Appellants presented witnesses at trial who testified that they had gone to the grocery on the evening in question and had experienced car trouble. Appellants also attempted to discredit the testimony offered by the two employees by exploiting inconsistencies in their descriptions of the robber. Appellants implied that the employees of Church's recognized Wilkins only because they had been there to eat earlier in the evening. Appellants further implied that the witnesses had mistaken them for three other men.
On cross-examination, appellant Hunter admitted that Wilkins, who was sitting in the back seat at the time the suspects were stopped by police, threw a chicken box from Church's out of the car. Hunter further admitted that he hid his car keys in an effort to keep police from finding the pistol in the locked glove compartment.
ISSUE I. Whether the evidence is sufficient to support the jury's verdict of guilty of the offense of robbery with a deadly weapon.
Appellant's charge that the convicting evidence was insufficient and that the "verdict appears to be the product of caprice and whim." They claim there is no physical evidence other than perhaps a pistol which connects the appellants with the crime. Appellants further note inconsistencies in the witnesses' descriptions of the robber, the getaway vehicle and the gun used in perpetration of the crime.
On appeal, a guilty verdict approved by the trial judge, accredits the testimony of the witnesses for the State. State v. Hatchett, 560 S.W.2d 627, 630 (Tenn. 1978). The State is entitled to the strongest legitimate view of the evidence and all reasonable or legitimate inferences which may be drawn therefrom. State v. Cabbage, 571 S.W.2d 832, 836 (Tenn. 1978). A verdict against the defendant removes the presumption of innocence and raises a presumption of guilt on appeal, State v. Grace, 493 S.W.2d 474, 476 (Tenn. 1973), which the defendant has the burden of overcoming. State v. Brown, 551 S.W.2d 329, 330 (Tenn. 1977); see State v. Tuggle, 639 S.W.2d 913 (1982). Where the sufficiency of evidence is challenged, the relevant question is whether, after viewing the evidence in the light most favorable to the prosecution, any rational trier of fact could have found the essential elements of the crime beyond a reasonable doubt. State v. Williams, 657 S.W.2d 405, 410 (Tenn. 1983); Rule 13(e), Tenn.R.App.P.
In the case sub judice, two eyewitnesses positively identified appellant Wilkins at trial. The same two witnesses gave a positive identification of Wilkins from a police line-up the day following the robbery. Appellant Wilkins was observed getting into the back seat of a getaway vehicle. Moments later, the vehicle was stopped by police. Appellants Hunter and Evans were in the front seat of the vehicle; Wilkins was in the back.
A box from Church's Chicken, thrown by Wilkins from the suspects' vehicle after being stopped, was observed by police. An automatic pistol was found in the glovebox.
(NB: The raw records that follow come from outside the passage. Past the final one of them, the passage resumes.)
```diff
+            c = scol[tid] & scol[tid + 1] & scol[tid + 2] & scol[tid + 3] & scol[tid + 4];
+        const unsigned long long m = __ballot(c != 0u);
+        if ((tid & 63) == 0) selig[tid >> 6] = m;
+    }
+    __syncthreads();
+    if (tid == 0) {
+        int lo = 0, hi = 0;
+        while (lo < nd && ((selig[lo >> 6] >> (lo & 63)) & 1ull)) ++lo;
+        if (lo < n && n == nd) while (hi < nd && ((selig[(nd - 1 - hi) >> 6] >> ((nd - 1 - hi) & 63)) & 1ull)) ++hi;
+        if (lo < DEEP_MIN) lo = 0;
+        if (hi < DEEP_MIN) hi = 0;
+        *out = make_int2(ca + lo, cb - hi);
+        if (lo + hi) atomicAdd(&stats[0], (unsigned)(lo + hi));
+        atomicAdd(&stats[1], (unsigned)n);
+    }
+}
+
+typedef const u32x4 __attribute__((address_space(4))) *const_u32x4_ptr;
+typedef const uint32_t __attribute__((address_space(4))) *const_u32_ptr;
+struct Rows9 {
+    RowTab t[3][3];
+    int zc;
+    __device__ __forceinline__ RowTab operator()(int zl, int ry) const
+    {
+        const int d = zl - zc;
+        return d < 0 ? t[0][ry + 1] : (d == 0 ? t[1][ry + 1] : t[2][ry + 1]);
+    }
+};
+
+template <bool MRT, bool RAGGED, bool PIN>
+__global__ __launch_bounds__(256) void rk3dq_deep(RK3Dev p, int tilesX, int tilesY, int rows_per_xcd, int chunk_len, int z_first, int z_last,
+                                                   const int2 *plan, unsigned *slotq)
+{
+    constexpr int TY = 8;
+    constexpr int CX[Q] = LBMPM_D3Q19_CX, CY[Q] = LBMPM_D3Q19_CY, CZ[Q] = LBMPM_D3Q19_CZ;
+    __shared__ int sslot[2];
+    const int tid = threadIdx.x;
+    const int band_slots = (int)(gridDim.x >> 3);
+    if (tid == 0) {
+        const int here = (int)(__builtin_amdgcn_s_getreg((3 << 11) | 20) & 7u);
+        int band = -1, slot = 0;
+        for (int k = 0; k < 8 && band < 0; ++k) {
+            const int b = (here + k) & 7;
+            const int q = (int)atomicAdd(&slotq[b], 1u);
+            if (q < band_slots) { band = b; slot = q; }
+        }
+        sslot[0] = band; sslot[1] = slot;
+    }
+    __syncthreads();
+    const int xcd = __builtin_amdgcn_readfirstlane(sslot[0]), slot2 = __builtin_amdgcn_readfirstlane(sslot[1]);
+    if (xcd < 0) return;
+    const int slot = slot2 >> 1;
+    const int tx = slot % tilesX, r = slot / tilesX, ty = xcd * rows_per_xcd + r % rows_per_xcd, chunk = r / rows_per_xcd;
+    if (ty >= tilesY) return;
+    const int wave = __builtin_amdgcn_readfirstlane(tid >> 6) + 4 * (slot2 & 1);
+    const int yw = ty * TY + wave;
+    if (yw >= p.ny) return;
+    int ca, cb;
+    chunk_planes_of(chunk, chunk_len, z_first, z_last, 1 << 30, 1, 0, ca, cb);
+    const int2 gen = plan[(size_t)xcd * (band_slots >> 1) + slot];
+    const int ga = __builtin_amdgcn_readfirstlane(gen.x), gb = __builtin_amdgcn_readfirstlane(gen.y);
+    const unsigned lane = (unsigned)tid & 63u;
+    const int yr[3] = {yw > 0 ? yw - 1 : p.ny - 1, yw, yw + 1 < p.ny ? yw + 1 : 0};
+    const const_u32x4_ptr cseg = (const_u32x4_ptr)p.seg, cseg2 = (const_u32x4_ptr)p.seg2;
+    for (int end = 0; end < 2; ++end) {
+        const int da = end == 0 ? ca : max(gb + 1, ga), db = end == 0 ? min(ga - 1, cb) : cb;
+        if (da > db) continue;
+        double nxt[Q], cur[Q];
+#pragma unroll
+        for (int i = 0; i < Q; ++i) { nxt[i] = 0.; cur[i] = 0.; }
+        unsigned j_n = 0u, nb_n = 0u;
+        bool fl_n = false, pad_n = false;
+        for (int z = da - 1; z <= db; ++z) {
+            const unsigned jz = j_n, nb = nb_n;
+            const bool fluid = fl_n, padz = pad_n;
+#pragma unroll
+            for (int i = 0; i < Q; ++i) cur[i] = nxt[i];
+            fl_n = false; pad_n = false;
+            if (z < db) {
+                const int zl = z + 1;
+                Rows9 R;
+                R.zc = zl;
+#pragma unroll
+                for (int dz = 0; dz < 3; ++dz)
+#pragma unroll
+                    for (int ry = 0; ry < 3; ++ry) {
+                        const unsigned rr = (unsigned)__builtin_amdgcn_readfirstlane(
+                            (int)(((unsigned)(zl - 1 + dz) * (unsigned)p.ny + (unsigned)yr[ry]) * (unsigned)p.nseg + (unsigned)tx));
+                        R.t[dz][ry] = make_row<true, RAGGED>(cseg[rr], cseg2[rr]);
+                    }
+                const RowTab t = R.t[1][1];
+                fl_n = bit_of<true>(t.m, lane);
+                nb_n = 0u;
+                if (!fl_n) {
+                    const unsigned rank = bits_below<true>(~t.m, lane);
+                    pad_n = rank < t.pad;
+                    j_n = t.first + (unsigned)__popcll(t.m) + rank;
+                } else {
+                    pull_q<false, true, Rows9, false>(p, R, zl, lane, nxt, j_n);
+#pragma unroll
+                    for (int i = 1; i < Q; ++i) {
+                        unsigned jj;
+                        bool f;
+                        row_cell<true>(R.t[1 + CZ[i]][1 + CY[i]], CX[i], lane, jj, f);
+                        nb_n |= f ? 1u << i : 0u;
+                    }
+                }
+            }
+            if (z < da) continue;
+            const unsigned long long pz0 = pstart_of(p, z), pz1 = pstart_of(p, z + 1);
+            const unsigned frow = (unsigned)__builtin_amdgcn_readfirstlane((int)row_index(p, z, yw, tx));
+            const bool red = (((const_u32_ptr)p.pur_in)[frow] & 1u) != 0u;
+            if (__ballot(fluid) == 0ull) {
+                __builtin_amdgcn_s_waitcnt(LBMPM_WAIT_VMCNT0);
+                if (lane == 0u) p.pur_out[frow] = 3u;
+            } else if (fluid) {
+                Sums S;
+                double rR, rho;
+                class_sums_pure(cur, red, S);
+                bc_q<true, PIN ? 1 : 0>(p, z, S, cur, rR, rho);
+                const double pc = red ? 1. : -1.;
+                double ax = 0., ay = 0., az = 0., dx = 0., dy = 0., dz = 0.;
+#pragma unroll
+                for (int i = 1; i < Q; ++i) {
+                    const double ph = ((nb >> i) & 1u) ? pc : p.solidPhi;
+                    if (i < 7) {
+                        if (CX[i] != 0) ax = CX[i] > 0 ? ax + ph : ax - ph;
+                        if (CY[i] != 0) ay = CY[i] > 0 ? ay + ph : ay - ph;
+                        if (CZ[i] != 0) az = CZ[i] > 0 ? az + ph : az - ph;
+                    } else {
+                        if (CX[i] != 0) dx = CX[i] > 0 ? dx + ph : dx - ph;
+                        if (CY[i] != 0) dy = CY[i] > 0 ? dy + ph : dy - ph;
+                        if (CZ[i] != 0) dz = CZ[i] > 0 ? dz + ph : dz - ph;
+                    }
+                }
+                const double gx = 3. * wq(1) * ax + 3. * wq(7) * dx, gy = 3. * wq(1) * ay + 3. * wq(7) * dy, gz = 3. * wq(1) * az + 3. * wq(7) * dz;
+                collide_store<2, MRT>(p, reinterpret_cast<char *>(p.fout) + (size_t)pz0 * CELLB, (unsigned)(pz1 - pz0) * 8u, jz * 8u, true, cur, rR, rho - rR,
+                                      gx, gy, gz, p.pur_out + frow);
+            }
+            if (padz) {
+                char *pl = reinterpret_cast<char *>(p.fout) + (size_t)pz0 * CELLB;
+                const unsigned stride = (unsigned)(pz1 - pz0) * 8u;
+#pragma unroll
+                for (int i = 0; i < Q; ++i) stg(pl + (size_t)i * stride, jz * 8u, 0.);
+            }
+        }
+    }
+}
+
 __global__ __launch_bounds__(BX3 *BY3) void rk3dq_init_rest(RK3Dev p, const double *rho_r, const double *rho_b, double *f, uint32_t *pur)
 {
     const int sg = blockIdx.x, x = LBMPM_SEG_LANE_X(p, sg, (int)threadIdx.x), y = blockIdx.y * BY3 + threadIdx.y, zl = blockIdx.z + 1;
diff --git a/openlbmpm_amd/rk3d.py b/openlbmpm_amd/rk3d.py
--- a/openlbmpm_amd/rk3d.py
+++ b/openlbmpm_amd/rk3d.py
@@ -248,6 +248,11 @@
         out = (C.c_int64 * 4)()
         check(self._L.lbmpm_rk3d_storage_info(self._h, out), "lbmpm_rk3d_storage_info")
         return dict(doubles_per_cell=int(out[0]), fluid_cells=int(out[1]), cells_in_flagged_rows=int(out[2]), bytes_per_step=int(out[3]))
+
+    def deep_stats(self):
+        out = (C.c_int64 * 2)()
+        check(self._L.lbmpm_rk3d_deep_stats(self._h, out), "lbmpm_rk3d_deep_stats")
+        return int(out[0]), int(out[1])
 
     @property
     def steps_done(self):
```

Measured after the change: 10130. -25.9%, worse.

Appellant Hunter admitted that he hid his car keys in an effort to prevent police from finding the pistol.
Clearly, on appeal questions of fact, as here, have been resolved by the jury. From the above, a jury could and did find the elements of the crime charged beyond a reasonable doubt. Summed up, Wilkins was the principal perpetrator in the robbery; Evans and Hunter were aiders and abetters. The issue, therefore, is overruled.
ISSUE II. Whether the trial court erred in allowing the identification testimony of two eyewitnesses.
Appellants submit that the identifications of Wilkins by eyewitnesses Hampton and Taylor were not credible nor reliable. Appellants cite alleged inconsistencies in the witnesses' description of Wilkins, the weapon used to perpetrate the robbery and the getaway vehicle. They further claim irregularities in the line-up since the police camera in use apparently malfunctioned.
We find no merit to appellants' arguments. First, we are of the opinion that Evans and Hunter lack standing to challenge the line-up identification of Wilkins. In any event, the credibility of a witness at trial is a jury question which has been resolved adversely to the appellants. As to the line-up, the record does not reflect any suggestiveness in the line-up procedure in any way.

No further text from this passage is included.